From the data below, return each line in which the string "else" is found.

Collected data
*** Begin section ***

diff --git a/ctc_pytorch_amd/csrc/core.hip b/ctc_pytorch_amd/csrc/core.hip
--- a/ctc_pytorch_amd/csrc/core.hip
+++ b/ctc_pytorch_amd/csrc/core.hip
@@ -57,6 +57,7 @@
 static int g_opt_rnn_slow_items = 0;
 static int g_opt_rnn_slow_exchange = 0;
 static int g_opt_xcd_interleave_force = 0;
+static int g_opt_bwd_weight_prep = 1;
 static int *g_status_dev = nullptr;
 
 struct OptionRow { const char *name; int *var; int (*norm)(int); };
@@ -99,6 +100,7 @@
   {"gemm_tile256", &g_opt_gemm_tile256, [](int value) -> int { return value ? 1 : 0; }},
   {"xcd_interleave_force", &g_opt_xcd_interleave_force, [](int value) -> int { return value ? 1 : 0; }},
   {"rnn_slow_exchange", &g_opt_rnn_slow_exchange, [](int value) -> int { return value < 0 ? 0 : (value > 4096 ? 4096 : value); }},
+  {"bwd_weight_prep", &g_opt_bwd_weight_prep, [](int value) -> int { return value ? 1 : 0; }},
   {"rnn_slow_items", &g_opt_rnn_slow_items, [](int value) -> int { return value < 0 ? 0 : (value > 4096 ? 4096 : value); }},
 };
 static const int k_noptions = (int)(sizeof(k_options) / sizeof(k_options[0]));
diff --git a/ctc_pytorch_amd/csrc/gemm.hip b/ctc_pytorch_amd/csrc/gemm.hip
--- a/ctc_pytorch_amd/csrc/gemm.hip
+++ b/ctc_pytorch_amd/csrc/gemm.hip
@@ -1661,6 +1661,8 @@
   GemmPlanes &pl = planes ? *planes : scratch_planes;
   const bool want_same_a = pl.same_a, want_same_b = pl.same_b;
   pl.same_a = pl.same_b = false;
+  const unsigned short *ext_bh = pl.ext_bh, *ext_bl = pl.ext_bl;
+  pl.ext_bh = pl.ext_bl = nullptr;
   CTCN_REQUIRE(precision == 0 || precision == 1, "ctcn_gemm: precision %d (0 = f32 MFMA, 1 = bf16x3 split MFMA)", precision);
   CTCN_REQUIRE(M > 0 && N > 0 && K >= 0, "ctcn_gemm: bad dims M=%d N=%d K=%d", M, N, K);
   CTCN_REQUIRE(A && B && C, "ctcn_gemm: null pointer");
@@ -1718,10 +1720,12 @@
       };
       const bool same_a = want_same_a && pl.a_valid && pl.A == A && pl.lda == lda && pl.M == M && pl.Ka == K && pl.transA == transA && pl.ws_a == ws &&
                           pl.st_a == (void *)st;
-      const bool same_b = want_same_b && pl.b_valid && pl.B == B && pl.ldb == ldb && pl.N == N && pl.Kb == K && pl.transB == transB && pl.shift == b_shift &&
-                          pl.ws_b == ws && pl.st_b == (void *)st && pl.bh == (const void *)bh;
+      const bool ext_b = ext_bh && ext_bl && !transB && b_shift == 0 && !xcd_allow;
+      if (ext_b) { bh = const_cast<unsigned short *>(ext_bh); bl = const_cast<unsigned short *>(ext_bl); }
+      const bool same_b = ext_b || (want_same_b && pl.b_valid && pl.B == B && pl.ldb == ldb && pl.N == N && pl.Kb == K && pl.transB == transB && pl.shift == b_shift &&
+                                    pl.ws_b == ws && pl.st_b == (void *)st && pl.bh == (const void *)bh);
       pl.B = B; pl.ldb = ldb; pl.N = N; pl.Kb = K; pl.transB = transB; pl.shift = b_shift; pl.ws_b = ws;
-      pl.st_b = (void *)st; pl.bh = (const void *)bh; pl.b_valid = true;
+      pl.st_b = (void *)st; pl.bh = (const void *)bh; pl.b_valid = !ext_b;
       const int wnt256 = (N % 256 == 0 || (N > 512 && ceil_div(N, 256) * 256 - N <= N / 8)) ? 2 : 1;
       const bool use256 = !xcd_allow && ctcn_get_option("gemm_tile256") != 0 && M >= 1024 && N >= 96 &&
                           (long)ceil_div(M, 256) * ceil_div(N, 128 * wnt256) * 4 >= (long)ctcn_device_cus() * 3;
@@ -1835,6 +1839,15 @@
   return CTCN_OK;
 }
 
+size_t ctcn_gemm_b_plane_elems(int N, int K) { return (size_t)N * (ceil_div(K, PBK) * PBK); }
+int ctcn_gemm_split_b(const float *B, int ldb, int N, int K, unsigned short *hi, unsigned short *lo, void *stream) {
+  CTCN_REQUIRE(B && hi && lo && N > 0 && K > 0 && ldb >= N, "ctcn_gemm_split_b: bad args");
+  const int Kp = ceil_div(K, PBK) * PBK;
+  hipLaunchKernelGGL(split_transpose_kernel, dim3(ceil_div(N, 64), ceil_div(Kp, 64)), dim3(256), 0, (hipStream_t)stream, B, ldb, K, N, Kp, hi, lo, 0);
+  CTCN_LAUNCH_CHECK();
+  return CTCN_OK;
+}
+
 int ctcn_gemm_on_xcds(int transA, int transB, int M, int N, int K, const float *A, int lda, const float *B, int ldb, float *C,
                       int ldc, float beta, int precision, void *ws, size_t ws_bytes, void *stream, unsigned xcd_allow, GemmPlanes *planes) {
   return gemm_core(transA, transB, M, N, K, A, lda, B, ldb, C, ldc, beta, precision, ws, ws_bytes, stream, xcd_allow, planes, 0);
diff --git a/ctc_pytorch_amd/csrc/rnn.hip b/ctc_pytorch_amd/csrc/rnn.hip
--- a/ctc_pytorch_amd/csrc/rnn.hip
+++ b/ctc_pytorch_amd/csrc/rnn.hip
@@ -2415,7 +2415,7 @@
 static int rnn_bwd_gemms(int cell, int T, int B, int I, int H, int dirs, const float *x, const float *w_ih0, const float *w_ih1,
                          const float *y, const float *gates, const float *aux, float *dx, float *dw_ih0, float *dw_hh0, float *dw_ih1,
                          float *dw_hh1, float beta_w, int precision, bool weights, unsigned xcd_allow, void *ws, size_t ws_bytes,
-                         void *stream) {
+                         void *stream, const void *wih_planes = nullptr) {
   const int G = gates_of(cell), GH = G * H, TB = T * B;
   const float *w_ih[2] = {w_ih0, w_ih1};
   float *dw_ih[2] = {dw_ih0, dw_ih1};
@@ -2426,7 +2426,12 @@
     StackedWih s;
     if (int rc = stack_w_ih(w_ih0, w_ih1, GH, I, ws, ws_bytes, (hipStream_t)stream, s)) return rc;
     if (s.w) {
-      if (int rc = ctcn_gemm_on_xcds(0, 0, TB, I, 2 * GH, gates, 2 * GH, s.w, I, dx, I, 0.0f, precision, s.ws, s.ws_bytes, stream, xcd_allow)) return rc;
+      GemmPlanes pdx;
+      if (wih_planes && s.w == w_ih0 && precision == 1) {
+        pdx.ext_bh = (const unsigned short *)wih_planes;
+        pdx.ext_bl = pdx.ext_bh + ctcn_gemm_b_plane_elems(I, 2 * GH);
+      }
+      if (int rc = ctcn_gemm_on_xcds(0, 0, TB, I, 2 * GH, gates, 2 * GH, s.w, I, dx, I, 0.0f, precision, s.ws, s.ws_bytes, stream, xcd_allow, &pdx)) return rc;
       dx_done = true;
     }
   }
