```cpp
extern "C" int hig_gemm_ws(const hig_gemm_desc* g, void* ws, int64_t ws_bytes, hig_stream_t stream) {
  HIG_REQUIRE(g, "hig_gemm_ws: null descriptor");
  HIG_REQUIRE(g->prec == HIG_PREC_F32 || g->prec == HIG_PREC_BF16X3 || g->prec == HIG_PREC_BF16,
              "hig_gemm_ws: unknown prec %d", g->prec);
  HIG_REQUIRE(!ws || (ws_bytes >= HIG_GEMM_TAIL_BYTES && (reinterpret_cast<uintptr_t>(ws) & 15) == 0),
              "hig_gemm_ws: scratch must be 16-byte aligned and hig_gemm_tail_ws_bytes() long");
  hig_gemm_set_tail_scratch(ws, ws_bytes);
  const int rc = hig_gemm_launch(*g, 1, nullptr, hig_stream(stream));
  hig_gemm_set_tail_scratch(nullptr, 0);
  return rc;
}

extern "C" int64_t hig_gemm_split_scratch_floats(const hig_gemm_desc* g, int32_t splits) {
  if (!g || g->I <= 0 || g->J <= 0) return -1;
  const int64_t per = (int64_t)g->I * g->J + g->I;
  const int64_t cap = splits > 0 ? splits : (g->R / 256 > 1 ? g->R / 256 : 1);
  return per * cap;
}
extern "C" int hig_gemm_split(const hig_gemm_desc* g, int32_t splits, float* slabs, int64_t slab_floats,
                              hig_stream_t stream) {
  HIG_REQUIRE(g && slabs && splits >= 0, "hig_gemm_split: bad arguments");
  HIG_REQUIRE(g->prec == HIG_PREC_F32 || g->prec == HIG_PREC_BF16X3 || g->prec == HIG_PREC_BF16,
              "hig_gemm_split: unknown prec %d", g->prec);
  int s = splits > 0 ? splits : wgrad_splits(g->I, g->J, g->R, slab_floats, g->prec);
  HIG_REQUIRE((int64_t)s * ((int64_t)g->I * g->J + g->I) <= slab_floats, "hig_gemm_split: %d splits need %lld scratch floats, got %lld",
              s, (long long)((int64_t)s * ((int64_t)g->I * g->J + g->I)), (long long)slab_floats);
  return hig_gemm_launch(*g, s, slabs, hig_stream(stream));
}
```

human-interaction-generation_amd/csrc/hig_host.h:

```cpp
#pragma once
#include <stdlib.h>
#include <string.h>

#include <type_traits>

#include "hig_common.h"

int hig_gemm_launch(const hig_gemm_desc& g, int splits, float* slabs, hipStream_t st);
void hig_gemm_path_count(int path);
void hig_attn_path_count(int path, int split);
int hig_gemm_few_rows(const hig_gemm_desc& g, float* scratch, int64_t scratch_floats, hipStream_t st);

constexpr int64_t HIG_GEMM_TAIL_CNT_BYTES = 1024;
constexpr int64_t HIG_GEMM_TAIL_BYTES = HIG_GEMM_TAIL_CNT_BYTES + 256 * 16384;
void hig_gemm_set_tail_scratch(void* ws, int64_t bytes);

int hig_chip_cus();
inline int hig_chip_xcds() { const int c = hig_chip_cus() / 32; return c < 1 ? 1 : c; }

int hig_gemm16_launch(const hig_gemm16_desc& g, hipStream_t st);
int hig_gemm16_split_launch(const hig_gemm16_desc& g, int splits, float* slabs, int64_t slab_floats, hipStream_t st);
struct hig_wg_reduce {
  const float* slabs; int nsplit; int64_t slab;
  int64_t n4; float* out;
  int64_t nb4; float* dbias;
};
constexpr int HIG_WG_RB_MAX = 12;
int hig_wgrad16_launch(const void* dC, int64_t ldd, const void* act, int64_t ldx, int64_t rows, int J, int K, float* dW, float* dbias,
                       int splits, float* slabs, int64_t slab_floats, hipStream_t st, hig_wg_reduce* deferred = nullptr);
int hig_wgrad16_reduce_batch(const hig_wg_reduce* entries, int n, hipStream_t st);
struct hig_wg_problem {
  const void* dC; int64_t ldd; const void* act; int64_t ldx; int64_t rows; int J, K; float* dW; float* dbias; int splits;
};
constexpr int HIG_WG_GROUP_MAX = 4;
int hig_wgrad16_launch_group(const hig_wg_problem* probs, int n, float* slabs, int64_t slab_floats, hipStream_t st, hig_wg_reduce* deferred,
                             int64_t* used_floats);
int64_t hig_wgrad16_rule_floats(int64_t rows, int J, int K, int64_t room);
int hig_reduce_slabs(const float* slabs, int splits, int64_t slab, int64_t n, float* out, hipStream_t st);
struct hig_gemm_switches {
  int wsp16, ws16, ws_rows, ws_nwj, lnfold, lnfold1024, fewrow16, tile16;
  int wsp32, tile32, tail32;
  int few_rows_split;
};
const hig_gemm_switches& hig_gemm_switch_values();
struct hig_plan { int rc, path, launches, variant; char msg[256]; };
#define HIG_WSP_VARIANT(xt, aux) ((xt) + 4 * ((aux) ? 1 : 0))
#define HIG_WS16_VARIANT(nwj, role) ((nwj) + 256 * (role))
#define HIG_TILE16_VARIANT(rows, bk, ns) ((rows) * 1000 + (bk) * 10 + (ns))
#define HIG_TILE32_VARIANT(tile, tail) ((tile) + 16 * (tail))
hig_plan hig_gemm16_plan(const hig_gemm16_desc& g, const hig_gemm_switches& sw, int cus);
hig_plan hig_gemm32_plan(const hig_gemm_desc& g, int64_t tail_ws_bytes, const hig_gemm_switches& sw, int cus);
bool hig_gemm_ws16_lnfold_ok(int64_t rows, int d);
int hig_gemm_wsp16_launch(const hig_gemm16_desc& g, int variant, hipStream_t st);
int hig_gemm_ws16_launch(const hig_gemm16_desc& g, int variant, hipStream_t st);
int hig_gemm_wsp32_launch(const hig_gemm_desc& g, int variant, hipStream_t st);
constexpr int64_t HIG_GEMM_TAIL_UNIT_BYTES = 256 * 16 * 4;
constexpr int HIG_P32_MAXSEG = 3;
inline int hig_wsp32_segments(int np, int* seg_p0, int* seg_np) {
  int nseg = 0, p0 = 0;
  for (int s = 0; s < HIG_P32_MAXSEG; ++s) { seg_p0[s] = 0; seg_np[s] = 1; }
  while (np > 0) {
    int n = 256;
    while (n > np) n >>= 1;
    if (nseg == HIG_P32_MAXSEG) return -1;
    seg_p0[nseg] = p0; seg_np[nseg] = n; ++nseg;
    p0 += n; np -= n;
  }
  return nseg;
}
inline void hig_gemm32_two_pass(const hig_gemm_desc& g, hig_gemm_desc* p1, hig_gemm_desc* p2) {
  *p1 = g; p1->R = 1024;
  *p2 = g; p2->X = g.X + 1024; p2->Y = g.Y + 1024; p2->R = g.R - 1024;
  p2->epi = HIG_EPI_RES; p2->bias = nullptr; p2->res = g.C; p2->ldr = g.ldc;
}
inline bool hig_gemm32_fast(const hig_gemm_desc& g) {
  auto vec = [](const void* p, int64_t ld) { return ld % 4 == 0 && (reinterpret_cast<uintptr_t>(p) & 15) == 0; };
  return vec(g.X, g.ldx) && vec(g.Y, g.ldy) && g.R % 32 == 0 && g.R > 0 && (!g.x_rs || (g.I % 4 == 0 && g.I >= 4)) && (!g.y_rs || (g.J % 4 == 0 && g.J >= 4));
}
#ifdef HIG_GEMM_PROBE
#define HIG_GEMM32_COMBOS(CASE) CASE(0, 0, HIG_XF_NONE, 0, HIG_EPI_BIAS_GELU)
#else
#define HIG_GEMM32_COMBOS(CASE)                                                                                       \
                                                                                \
  CASE(0, 0, HIG_XF_NONE, 0, HIG_EPI_NONE) CASE(0, 0, HIG_XF_NONE, 0, HIG_EPI_BIAS) CASE(0, 0, HIG_XF_NONE, 0, HIG_EPI_BIAS_GELU) \
  CASE(0, 0, HIG_XF_NONE, 0, HIG_EPI_BIAS_POS) CASE(0, 0, HIG_XF_NONE, 0, HIG_EPI_BIAS_RES)                           \
  CASE(0, 0, HIG_XF_NONE, 0, HIG_EPI_RES)                                 \
  CASE(0, 0, HIG_XF_NONE, 0, HIG_EPI_DGELU) CASE(0, 0, HIG_XF_LN, 0, HIG_EPI_BIAS) CASE(0, 0, HIG_XF_LN_MOD_SILU, 0, HIG_EPI_BIAS_RES) \
  CASE(0, 0, HIG_XF_SILU, 0, HIG_EPI_BIAS) CASE(0, 0, HIG_XF_SILU, 0, HIG_EPI_BIAS_RES)                               \
  CASE(0, 0, HIG_XF_SILU, 0, HIG_EPI_NONE)                                 \
                                                                                             \
  CASE(0, 1, HIG_XF_NONE, 0, HIG_EPI_NONE) CASE(0, 1, HIG_XF_NONE, 0, HIG_EPI_RES) CASE(0, 1, HIG_XF_NONE, 0, HIG_EPI_DGELU) \
                                                                                      \
  CASE(1, 1, HIG_XF_NONE, 0, HIG_EPI_NONE) CASE(1, 1, HIG_XF_LN, 1, HIG_EPI_NONE) CASE(1, 1, HIG_XF_LN_MOD_SILU, 1, HIG_EPI_NONE) \
  CASE(1, 1, HIG_XF_SILU, 1, HIG_EPI_NONE)
#endif
template <int... E> struct hig_epi_list {};
using hig_epi16_fewrow = hig_epi_list<HIG_EPI_NONE, HIG_EPI_BIAS, HIG_EPI_BIAS_GELU, HIG_EPI_BIAS_RES, HIG_EPI_BIAS_SILU, HIG_EPI_BIAS_RES_SILU>;
using hig_epi16_all = hig_epi_list<HIG_EPI_NONE, HIG_EPI_BIAS, HIG_EPI_BIAS_GELU, HIG_EPI_BIAS_RES, HIG_EPI_BIAS_SILU, HIG_EPI_BIAS_RES_SILU, HIG_EPI_RES, HIG_EPI_DGELU>;
template <int... E, class F>
int hig_with_epi(hig_epi_list<E...>, int epi, int none, F&& f) {
  int rc = none;
  (void)(((epi == E) && ((rc = f(std::integral_constant<int, E>{})), true)) || ...);
  return rc;
}
struct hig_attn_switches {
  int apply_wave;
  int fullattn_waves;
  int fullattn_valu;
};
const hig_attn_switches& hig_attn_switch_values();
struct hig_attn_call {
  int entry, io;
  int B, rows, Tk, H, hd;
  bool has_scratch;
  int facts;
};
inline int hig_attn_facts(bool operands, uintptr_t in, uintptr_t out, uintptr_t par = 0, bool out_i32 = true) {
  return (operands ? HIG_ATTN_FACT_OPERANDS : 0) | ((in & 7) ? 0 : HIG_ATTN_FACT_IN8) | ((in & 15) ? 0 : HIG_ATTN_FACT_IN16) |
         ((out & 7) ? 0 : HIG_ATTN_FACT_OUT8) | ((out & 15) ? 0 : HIG_ATTN_FACT_OUT16) | ((par & 15) ? 0 : HIG_ATTN_FACT_PAR16) |
         (out_i32 ? HIG_ATTN_FACT_OUT_I32 : 0);
}
inline uintptr_t hig_low_bits(const void* p) { return reinterpret_cast<uintptr_t>(p); }
inline uintptr_t hig_low_bits(int64_t ld, int elem_bytes) { return (uintptr_t)ld * (uintptr_t)elem_bytes; }
struct hig_attn_plan_t { int rc, path, split, variant; char msg[160]; };
#define HIG_ATTN_VARIANT_MERGE 1
hig_attn_plan_t hig_attn_plan_for(const hig_attn_call& c, const hig_attn_switches& sw, int cus, bool big_lds_ok);
bool hig_attn_mfma_hd(int hd);
inline int hig_attn_plan_entry(hig_attn_plan_t* p, const hig_attn_call& c, bool big_lds_ok = true) {
  *p = hig_attn_plan_for(c, hig_attn_switch_values(), hig_chip_cus(), big_lds_ok);
  if (p->rc != HIG_OK) return hig_set_error(p->rc, "%s", p->msg);
  hig_attn_path_count(p->path, p->split);
  return HIG_OK;
}
struct hig_denoiser_switches {
  int32_t text_batch, text_fork, fwd_split, lnfold32, fwd16_fork, ctx16, joint16, fuse_apply, fuse_out, edge16, bwd_overlap;
};
static_assert(sizeof(hig_denoiser_switches) == HIG_DN_NSWITCHES * sizeof(int32_t), "one int32 per switch, in the documented order");
const hig_denoiser_switches& hig_denoiser_switch_values();
struct hig_denoiser_call {
  int entry;
  int B, T, F, d, E, ff, L, H, hd, N, nsty, two, full, prec;
  bool training, has_xf_out;
  int facts;
  bool capturing;
};
struct hig_denoiser_plan_t {
  int32_t entry;
  int32_t text_batched, text_fork, fuse_apply, fold32, split;
  int32_t fork_emb, fork_text, ctx_mm16, joint16, fuse_mm16, fuse_out;
  int32_t fuse_front;
  int32_t wgrad_fork;
  int32_t edge16, Fp;
  int32_t wants_side_stream;
};
static_assert(sizeof(hig_denoiser_plan_t) == HIG_DN_PLAN_NSLOTS * sizeof(int32_t), "one int32 per HIG_DN_PLAN_* slot");
hig_denoiser_plan_t hig_denoiser_plan_for(const hig_denoiser_call& c, const hig_denoiser_switches& sw, int cus, bool wsp32_active);
constexpr int HIG_MAX_TEXT_LAYERS = 32;
struct hig_edge16_offsets { int64_t dout, x, wot, dwo, dwj, dbo, end; };
inline hig_edge16_offsets hig_edge16_layout(int64_t M, int64_t Fp, int d) {
  auto up256 = [](int64_t v) { return (v + 255) / 256 * 256; };
  hig_edge16_offsets e;
  e.dout = 0;
  e.x = e.dout + up256(M * Fp * 2);
  e.wot = e.x + up256(M * Fp * 2);
// ... 146 lines not shown
```
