@@ -480,13 +519,14 @@
     if constexpr ((ABL & 1024) != 0) trace_it = (it >= p.co_off && it < p.co_off + 2 && p.nchunks <= 4) ? it - p.co_off : -1;
     for (int c = 0; c < p.nchunks; ++c, ++gc) {
       const bool has_next = PIPE ? gc + 1 < G : true;
-      const bool more_in = !(ABL & 2) && gc + (PIPE ? 2 : 1) < G;
+      const bool more_in = !(ABL & 2) && gc + (PIPE && !PSRC ? 2 : 1) < G;
       const unsigned pb = IO16 ? (unsigned)(gc % 3) * PLB : PIPE ? (unsigned)(gc & 1) * PLB : 0u;
       const unsigned pb_in = (unsigned)((gc + 2) % 3) * PLB;
       const unsigned bcur = bbase + pb, cnext = PIPE ? cdst + (PLB - pb) : cdst;
       if (more_in) issue_in_begin();
       if constexpr (BF) set_chunk_rsrc(more_in);
       if constexpr (BF16S) in_rs16_cur = more_in ? in_rs16 : null_rs16;
+      if constexpr (PSRC) ps_rs_cur = more_in ? ps_rs : null_rs16;
       if constexpr (!PIPE) {
         if constexpr (!(ABL & 4)) {
           static_for<0, NRAW_W>([&](auto rr) __attribute__((always_inline)) {
@@ -544,6 +584,9 @@
                 }
               }
             }
+            if constexpr (PSRC && dy < 2 && g == NG - 1) {
+              issue_ps_piece(3 * dy + dx, (unsigned)PLB - pb);
+            }
             if constexpr (FL == 2 && g == 0) {
 #pragma unroll
               for (int mt = 0; mt < MT; ++mt) {
@@ -555,7 +598,7 @@
             if constexpr (IO16 && dx == 1 && g == NG / 2) {
               if (BF16S || more_in) issue_in_dma(dy, pb_in);
             }
-            if constexpr (PIPE && !IO16 && dx >= 1 && g == NG / 2 && !(ABL & 4)) {
+            if constexpr (PIPE && !IO16 && !PSRC && dx >= 1 && g == NG / 2 && !(ABL & 4)) {
               constexpr int R = dx >= 1 ? 2 * dy + dx - 1 : 0;
               if (BF || has_next) {
                 if constexpr (dy == 0) {
@@ -589,7 +632,9 @@
         });
         if (!(ABL & 8)) {
           asm volatile("s_waitcnt lgkmcnt(0)" ::: "memory");
-          if constexpr (BF && PIPE) {
+          if constexpr (PSRC) {
+            wait_vmcnt<dy == 0 ? NW_W + 3 : (dy == 1 ? NW_W + 6 : NW_W)>();
+          } else if constexpr (BF && PIPE) {
             wait_vmcnt<4 + NW_W>();
           } else if constexpr (BF16S) {
             wait_vmcnt<2 + NW_W>();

*** End section ***

#### Task solution
#else
+          } else if constexpr (BF && PIPE) {
           } else if constexpr (BF16S) {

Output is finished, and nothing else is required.